Weiter ging die Fahrt zu unserem Standquartier, dem Liborihof in Todtmoos-Lehen.

Eine Wanderung von der Tüllinger Höhe zur Burg Rötteln stand am 2. Tag auf dem Programm. Nachdem wir ausgiebig die tolle Sicht nach Frankreich und der Schweiz genossen haben, ging es über herrliche Wege, stets die Schwarzwaldberge vor Augen, zu einer der größten Burganlagen im badischen Raum. Nach einer Einkehr im Biergarten der Burg setzte der Regen ein und anstelle des Rückweges zu Fuß machten wir uns auf zur Erdmannshöhle bei Hasel.

Beeindruckende Tropfsteine bis zu eine Höhe von 4 m und wunderschöne Hohlräume sowie das Plätschern des Höhlenbaches begeisterten uns alle. Nur der Regen blieb uns treu. Anstelle der geplanten Wanderung besuchten wir am Mittwoch das Haus der Natur auf dem Feldberg. Die Führung mit dem Feldbergrancher war sehr interessant und lehrreich und zeigte uns allen die Besonderheiten des Feldberges auf. Nachmittags besichtigten wir das Besucherbergwerk Finstergrund zwischen Utzenfeld und Wieden.
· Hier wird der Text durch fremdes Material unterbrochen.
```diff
+  float xr[SX_NB][4];
+#pragma unroll
+  for (int ni = 0; ni < SX_NB; ++ni) {
+    const int tg = tg0 + 16 * ni;
+    const unsigned tc = (unsigned)(tg < 0 ? 0 : (tg >= L.L ? L.L - 1 : tg));
+#pragma unroll
+    for (int i = 0; i < 4; ++i) xr[ni][i] = sx_ld(xg, 4u * ((unsigned)(4 * q + i) * Lrow + tc));
+  }
+  for (int p = tid; p < 4 * SX_G; p += NT) {
+    const int gr = p >> 1, pc = p & 1;
+    const int row = gr < SX_G ? gr : SX_R + gr;
+    const unsigned off = (unsigned)row * SX_ROWB + 16u * (unsigned)pc;
+    *reinterpret_cast<sxu32x4*>(reinterpret_cast<char*>(sx_lds) + off) = sxu32x4{0u, 0u, 0u, 0u};
+    *reinterpret_cast<sxu32x4*>(reinterpret_cast<char*>(sx_lds) + SX_PLANE + off) = sxu32x4{0u, 0u, 0u, 0u};
+  }
+
+  int M = 0;
+  for (int d = 0; d < nd; ++d) {
+    const int dil = P.dil[d];
+    asm volatile("" : "+v"(tg0), "+v"(own), "+v"(rd));
+    const uint16_t* const w1 = P.w + (int64_t)(2 * d) * KU * 1024;
+    const int xlo = base + M > 0 ? base + M : 0, xhi = base + SX_R - M < Lin ? base + SX_R - M : Lin;
+    float mx = 0.f;
+#pragma unroll
+    for (int ni = 0; ni < SX_NB; ++ni) {
+      const int tg = tg0 + 16 * ni;
+      const bool ok = tg >= xlo && tg < xhi;
+#pragma unroll
+      for (int i = 0; i < 4; ++i) mx = fmaxf(mx, ok ? fabsf(xr[ni][i]) : 0.f);
+    }
+    sx_wave_max_to(red, wid, lane, mx);
+    __syncthreads();
+    const unsigned ex = x3_scale_exp(__float_as_uint(sx_wg_max(red)));
+    const float Sx = x3_scale(ex);
+    const float s1 = x3_scale_inv(ex) * P.winv[2 * d];
+#pragma unroll
+    for (int ni = 0; ni < SX_NB; ++ni) {
+      const int tg = tg0 + 16 * ni;
+      const bool ok = tg >= xlo && tg < xhi;
+      float v[4];
+#pragma unroll
+      for (int i = 0; i < 4; ++i) {
+        float a = xr[ni][i];
+        const float an = a * slope;
+        a = a < 0.f ? an : a;
+        v[i] = ok ? a * Sx : 0.f;
+      }
+      sx_store_planes(own, v, ni);
+    }
+    __syncthreads();
+
+    sxf32x4 acc[SX_NB];
+    sx_gemm<KU>(acc, w1, wl, rd + (unsigned)((qt - hk) * dil * (int)SX_ROWB), (unsigned)(2 * dil) * SX_ROWB);
+
+    const int hlo = base + M + hk * dil > 0 ? base + M + hk * dil : 0;
+    const int hhi = base + SX_R - M - hk * dil < Lin ? base + SX_R - M - hk * dil : Lin;
+    asm volatile("" : "+v"(tg0), "+v"(own), "+v"(rd));
+    const sxf32x4 b1v = *reinterpret_cast<const sxf32x4*>(reinterpret_cast<const char*>(P.bias + (2 * d) * 16) + 16u * (unsigned)q);
+    float mh = 0.f;
+#pragma unroll
+    for (int ni = 0; ni < SX_NB; ++ni) {
+      const int tg = tg0 + 16 * ni;
+      const bool ok = tg >= hlo && tg < hhi;
+#pragma unroll
+      for (int i = 0; i < 4; ++i) {
+        float tt = __builtin_fmaf(acc[ni][i], s1, b1v[i]);
+        const float tn = tt * slope;
+        tt = tt < 0.f ? tn : tt;
+        tt = ok ? tt : 0.f;
+        acc[ni][i] = tt;
+        mh = fmaxf(mh, fabsf(tt));
+      }
+    }
+    sx_wave_max_to(red + SX_NW, wid, lane, mh);
+    __syncthreads();
+    const unsigned eh = x3_scale_exp(__float_as_uint(sx_wg_max(red + SX_NW)));
+    const float Sh = x3_scale(eh);
+    const float s2 = x3_scale_inv(eh) * P.winv[2 * d + 1];
+#pragma unroll
+    for (int ni = 0; ni < SX_NB; ++ni) {
+      float v[4];
+#pragma unroll
+      for (int i = 0; i < 4; ++i) v[i] = acc[ni][i] * Sh;
+      sx_store_planes(own, v, ni);
+    }
+    const sxf32x4 b2v = *reinterpret_cast<const sxf32x4*>(reinterpret_cast<const char*>(P.bias + (2 * d + 1) * 16) + 16u * (unsigned)q);
+    __syncthreads();
+
+    sx_gemm<KU>(acc, w1 + (int64_t)KU * 1024, wl, rd + (unsigned)((qt - hk) * (int)SX_ROWB), 2u * SX_ROWB);
+
+#pragma unroll
+    for (int ni = 0; ni < SX_NB; ++ni)
+#pragma unroll
+      for (int i = 0; i < 4; ++i) xr[ni][i] = __builtin_fmaf(acc[ni][i], s2, b2v[i]) + xr[ni][i];
+    M += hk * (dil + 1);
+  }
+
+  const int tend = t0 + TT < E ? t0 + TT : E;
+#pragma unroll
+  for (int ni = 0; ni < SX_NB; ++ni) {
+    const int tg = tg0 + 16 * ni;
+    if (tg >= t0 && tg < tend) {
+#pragma unroll
+      for (int i = 0; i < 4; ++i) sx_st(og, 4u * ((unsigned)(4 * q + i) * Lrow + (unsigned)tg), xr[ni][i]);
+    }
+  }
+}
+
+}
+
+__global__ void __launch_bounds__(64 * SX_NW, 4) resstage_x3_kernel(const StageLaunch L) {
+  const StageProb& P = L.p[blockIdx.z];
+  const int TT = SX_R - 2 * P.halo;
+  const int t0 = blockIdx.x * TT;
+  if (t0 >= L.L) return;
+  const int b = blockIdx.y;
+  int Lin = L.L;
+  if (L.lens) {
+    const int64_t lv = L.lens[b] * L.len_mul;
+    Lin = __builtin_amdgcn_readfirstlane(lv < L.L ? (int)lv : L.L);
+  }
+  const int BTp = SX_PAIR_HT - (P.k - 1);
+  int E = Lin > 0 ? ((Lin - 1) / BTp + 1) * BTp : 0;
+  E = E < L.L ? E : L.L;
+  if (t0 >= E) return;
+  switch (P.k) {
+    case 3: sx_block<2>(L, P, b, t0, TT, Lin, E); break;
+    case 5: sx_block<3>(L, P, b, t0, TT, Lin, E); break;
+    case 7: sx_block<4>(L, P, b, t0, TT, Lin, E); break;
+    case 9: sx_block<5>(L, P, b, t0, TT, Lin, E); break;
+    default: sx_block<6>(L, P, b, t0, TT, Lin, E); break;
+  }
+}
+
+int resstage_x3_halo(int k, const int* dil, int nd) {
+  int h = 0;
+  for (int d = 0; d < nd; ++d) h += (k - 1) / 2 * (dil[d] + 1);
+  return h;
+}
+
+bool resstage_x3_branch_supported(int C, int k, const int* dil, int nd) {
+  if (C != 16) return false;
+  if (k < 3 || k > 11 || k % 2 == 0 || nd < 1 || nd > BV2_STAGE_MAX_D) return false;
+  for (int d = 0; d < nd; ++d)
+    if (dil[d] < 1 || ((k + 1) / 2) * dil[d] > SX_G) return false;
+  return 8 * resstage_x3_halo(k, dil, nd) <= SX_R;
+}
+
+bool resstage_x3_supported(int C, const int* ks, const int* dils, int dil_stride, int nd, int nb) {
+  if (nb < 1 || nb > 3) return false;
+  for (int j = 0; j < nb; ++j)
+    if (!resstage_x3_branch_supported(C, ks[j], dils + (int64_t)j * dil_stride, nd)) return false;
+  return true;
+}
+
+int launch_resstage_x3(hipStream_t stream, const StageLaunch& L0) {
+  StageLaunch L = L0;
+  if (L.nprob < 1 || L.nprob > 3 || L.B < 1 || L.L < 1 || L.C != 16 || (int64_t)L.L * 16 >= (1ll << 29)) return -1;
+  int max_tiles = 0;
+  for (int i = 0; i < L.nprob; ++i) {
+    StageProb& p = L.p[i];
+    if (!resstage_x3_branch_supported(L.C, p.k, p.dil, L.nd) || !p.x || !p.out || p.x == p.out || !p.w || !p.winv || !p.bias) return -1;
+    p.halo = resstage_x3_halo(p.k, p.dil, L.nd);
+    const int TT = SX_R - 2 * p.halo;
+    const int nt = (L.L + TT - 1) / TT;
+    if (nt > max_tiles) max_tiles = nt;
+  }
+  const size_t lds = (size_t)2 * SX_PLANE + 2 * SX_NW * sizeof(float);
+  ensure_dyn_lds((const void*)resstage_x3_kernel, lds);
+  hipLaunchKernelGGL(resstage_x3_kernel, dim3(max_tiles, L.B, L.nprob), dim3(64 * SX_NW), lds, stream, L);
+  return hipGetLastError() == hipSuccess ? 0 : -1;
+}
+
+double resstage_x3_flops(const StageLaunch& L) {
+  double f = 0;
+  for (int i = 0; i < L.nprob; ++i) f += 2.0 * L.nd * 2.0 * 16 * 16 * L.p[i].k * (double)L.L * L.B;
+  return f;
+}
+double resstage_x3_bytes(const StageLaunch& L) { return 2.0 * L.nprob * 16.0 * (double)L.L * L.B * 4.0; }
+
+}
diff --git a/include/bv2_testing.h b/include/bv2_testing.h
--- a/include/bv2_testing.h
+++ b/include/bv2_testing.h
@@ -42,6 +42,13 @@
                         int C, int k, int dil, int L, float slope, const int64_t* lens);
 int bv2_test_respair_x3(void* stream, const float* x, float* out, const float* w_host, const float* bias_host, void* wpack_dev, int B,
                         int C, int k, int dil, int L, float slope, const int64_t* lens);
+int64_t bv2_test_resstage_x3_pack_bytes(const int* ks, int nb, int nd);
+int bv2_test_resstage_x3(void* stream, const float* x, float* out, const float* w_host, const float* bias_host, void* wpack_dev, int B,
+                         const int* ks, const int* dils, int nb, int nd, int L, float slope, const int64_t* lens, int len_mul);
+int64_t bv2_test_x3r_floats(const bv2_handle* h);
+int bv2_test_x3r_build(const bv2_handle* h, const void* host_blob, float* side_out);
+int bv2_test_x3r_conv(const bv2_handle* h, int i, int j, int d, int e, int64_t* off_floats, int64_t* inv_off_floats, int64_t* bias_off_floats,
+                      int64_t* x3_off_floats, int* k);
 int64_t bv2_test_flow_boundary_pack_floats(int C);
 int bv2_test_flow_boundary(void* stream, const float* a, int nslab, int64_t slab_stride, const float* gamma, const float* beta,
                            const float* mask, float* x1, int64_t z_bstride, const float* post_w_host, const float* post_b_host,
```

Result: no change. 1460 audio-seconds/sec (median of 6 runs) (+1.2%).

Unsere Führerin erklärte uns anschaulich, wie die Mineralien aus dem Gestein abgebaut wurden und wozu sie verwendet wurden. Die Grube wurde 1972 geschlossen. Die Abende verbrachten wir mit singen, heiteren und besinnlichen Gedichten in der Schwarzwaldstube des Liborihofes.
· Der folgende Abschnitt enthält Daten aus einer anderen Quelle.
int pxs_profile_flops(pxs_plan* p, double* flops, int reset) {
	PXS_TRY
	PXS_REQUIRE(p && flops, "pxs_profile_flops: null argument");
	flops[0] = flops[1] = 0;
	if (!p->wk.count.p) return 0;
	PXS_HIP(hipSetDevice(p->device));
	PXS_HIP(hipDeviceSynchronize());
	std::vector<double> c(p->wk.count.bytes/sizeof(double)); PXS_HIP(hipMemcpy(c.data(), p->wk.count.p, p->wk.count.bytes, hipMemcpyDeviceToHost));
	for (size_t i = 0; i + 1 < c.size(); i += 2) { flops[0] += c[i]*128.0; flops[1] += c[i+1]*128.0; }
	if (reset) PXS_HIP(hipMemset(p->wk.count.p, 0, p->wk.count.bytes));
	PXS_CATCH
}

int pxs_profile_read(pxs_plan* p, double* ms, int* counts, int reset) {
	PXS_TRY
	PXS_REQUIRE(p && ms && counts, "pxs_profile_read: null argument");
	p->prof.read(ms, counts, PXS_NSTAGE, reset != 0);
	PXS_CATCH
}

static Route route_of(const pxs_plan* p, bool analysis, int spin, int mode, bool adjoint, const LegTables* tb) {
	Route r;
	const int nr = p->nring;
	const bool th = p->chain_theta();
	const long ldm = p->ld_map(), ldc = p->ld_cc(), ldh = p->ld_h();
	r.to_map = analysis ? adjoint : !adjoint; r.tb = tb;
	r.nc = analysis ? (spin == 0 ? 1 : 2) : ncomp_of(spin, mode, false); r.deriv1 = mode == PXS_MODE_DERIV1;
	r.rs = &p->rs_map; r.nr_th = nr; r.tp = &p->tp;
	auto use_h = [&](int rows) { r.nr_h = rows; r.ld_h = ldh; };
	auto form = [&](const AnaSet& as) { r.tp = as.tp; r.sigma = as.sigma; r.wcc = as.wcc; r.whalf = as.whalf; r.M = as.M; r.fine = as.fine; };
	if (!analysis) {
		const bool cc = (p->is_grid || (p->band && th)) && (spin == 0 ? p->syn_via_cc0 : p->syn_via_cc) && p->ncc > 0;
		static const bool adj_cc = [] { const char* e = lab_getenv("PXS_ADJ_VIA_CC"); return e ? atoi(e) != 0 : true; }();
		static const bool fuse = [] { const char* e = lab_getenv("PXS_FUSE_SPLIT"); return e ? atoi(e) != 0 : true; }();
		r.ld_leg = r.ld_leg_alloc = ldm;
		if (!cc || (adjoint && !(th && adj_cc))) { r.kind = R_DIRECT; if (!adjoint && !p->general) use_h(nr); }
		else {
			r.rs = &p->rs_cc; r.ld_leg2 = ldc; r.nr_th = p->band ? p->nfull : nr;
			if (adjoint) { r.kind = R_VIA_CC; r.theta = TH_FROM_CC_ADJ; r.ld_leg = r.ld_leg_alloc = p->band ? FftChain::pad8(p->nfull) : ldm; }
			else if (th) { r.kind = R_VIA_CC; r.theta = TH_FROM_CC; use_h(r.nr_th); r.ld_leg = 0; }
			else { r.kind = (fuse && !p->chain_rings) ? R_VIA_CC_UNFUSED_H : R_VIA_CC_UNFUSED; r.theta = TH_FROM_CC; use_h(nr); r.ld_leg = nr; }
		}
	} else if (p->wring.p) { r.kind = R_RING_WEIGHTS; }
	else if ((p->ana_weights == 1 || (p->ana_weights == 2 && p->geometry == "CC")) && (long)nr >= 2L*p->lmax + 2)
		r.kind = (th && p->ncc > 0) ? R_CC_WEIGHTS : R_RING_WEIGHTS;
	else {
		form(ana_set(p));
		auto adj_ana_fused = [] { const char* e = getenv("PXS_ADJ_ANA_FUSED"); return e ? atoi(e) != 0 : true; };
		r.kind = (th && (r.fine ? r.tp->ok : (!adjoint || adj_ana_fused()))) ? R_CHAIN : R_UNFUSED;
	}
	if (analysis) {
		if (r.kind == R_RING_WEIGHTS) { r.ld_leg = ldm; if (adjoint) use_h(nr); }
		else {
			r.rs = &p->rs_cc; r.ld_leg2 = r.kind == R_UNFUSED ? p->ncc : ldc;
			if (!adjoint || r.kind == R_UNFUSED) r.ld_leg = r.kind == R_UNFUSED ? nr : ldm;
			if (adjoint) use_h(nr);
			r.theta = r.kind == R_CC_WEIGHTS ? (adjoint ? TH_FROM_CC : TH_FROM_CC_ADJ) : (adjoint ? TH_TO_CC_ADJ : TH_TO_CC);
		}
		r.ld_leg_alloc = r.ld_leg;
	}
	const bool unfused = r.kind == R_VIA_CC_UNFUSED || r.kind == R_VIA_CC_UNFUSED_H || r.kind == R_UNFUSED;
	r.batched = !unfused;
	r.theta_fused = r.theta != TH_NONE && !unfused;
	r.line = r.theta_fused && r.theta <= TH_FROM_CC_ADJ && FftChain::line_takes(*r.tp, r.theta == TH_TO_CC);
	r.reserve_chain = p->chain_rings && r.kind != R_UNFUSED;
	return r;
}

static const double2* ring_weights(pxs_plan* p) {
	if (p->wring.p) return p->wring.as<double2>();
	if (!p->wgrid.p) {
		std::vector<double> w(p->nring);
		if (pxs_gridweights(p->geometry.c_str(), p->nring, w.data()) != 0) throw Error(PXS_ERR_ARG, get_last_error());
		std::vector<double2> wd(p->nring);
		for (int j = 0; j < p->nring; j++) wd[j] = make_double2(w[j]/p->nphi, 0.0);
		p->wgrid = upload(wd);
	}
	return p->wgrid.as<double2>();
}
static const double2* ring_weights_ext(pxs_plan* p) {
	const double2* w = ring_weights(p);
	if (p->geometry == "F1") return w;
	if (!p->wgrid_ext.p) {
		std::vector<double2> wd(p->nring);
		PXS_HIP(hipMemcpy(wd.data(), w, sizeof(double2)*p->nring, hipMemcpyDeviceToHost));
		for (int r = 0; r < p->nring; r++) { const long t = 2L*r + p->mir_c; if (t == 0 || t == p->N || t == 2*p->N) wd[r].x *= 2; }
		p->wgrid_ext = upload(wd);
	}
	return p->wgrid_ext.as<double2>();
}

static const double2* unit_weights_ext(pxs_plan* p) {
	if (p->geometry == "F1" || p->band) return nullptr;
	if (!p->wunit_ext.p) {
		std::vector<double2> wd(p->nring, make_double2(1, 0));
		for (int r = 0; r < p->nring; r++) { const long t = 2L*r + p->mir_c; if (t == 0 || t == p->N || t == 2*p->N) wd[r].x = 2; }
		p->wunit_ext = upload(wd);
	}
	return p->wunit_ext.as<double2>();
}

Und schon hieß es wieder Abschied nehmen. Nach der täglichen Morgenandacht in der Hauskapelle und dem Verladen des Gepäcks ging es zur letzten Wanderung.

Ein Teilstück des Schluchtenweges stand auf dem Programm. Von Todtmoos aus wanderten wir durch die kleine, aber feine Hohwehraschlucht und herrliche Waldwege nach Unteribach. Dort wurden wir von unserem Busfahrer erwartet.

Nach einer kurzen Kaffeepause, vorbereitet von einigen Nichtwanderern, ging es in zügiger Fahrt Richtung Heimat. Die Abendeinkehr erfolgte im Raum Ehingen.

Im Namen aller Teilnehmer bedankte sich Margarete Gökelmann bei Charlotte Junginger und bei Margret Kallweit für die Organisation dieser Wandertage.

Margret Kallweit bedankte sich bei unserem Fahrer, Herrn Özedmir, für seine gute Fahrweise. Vier erlebnisreiche Tage waren zu Ende. (Ch.J.)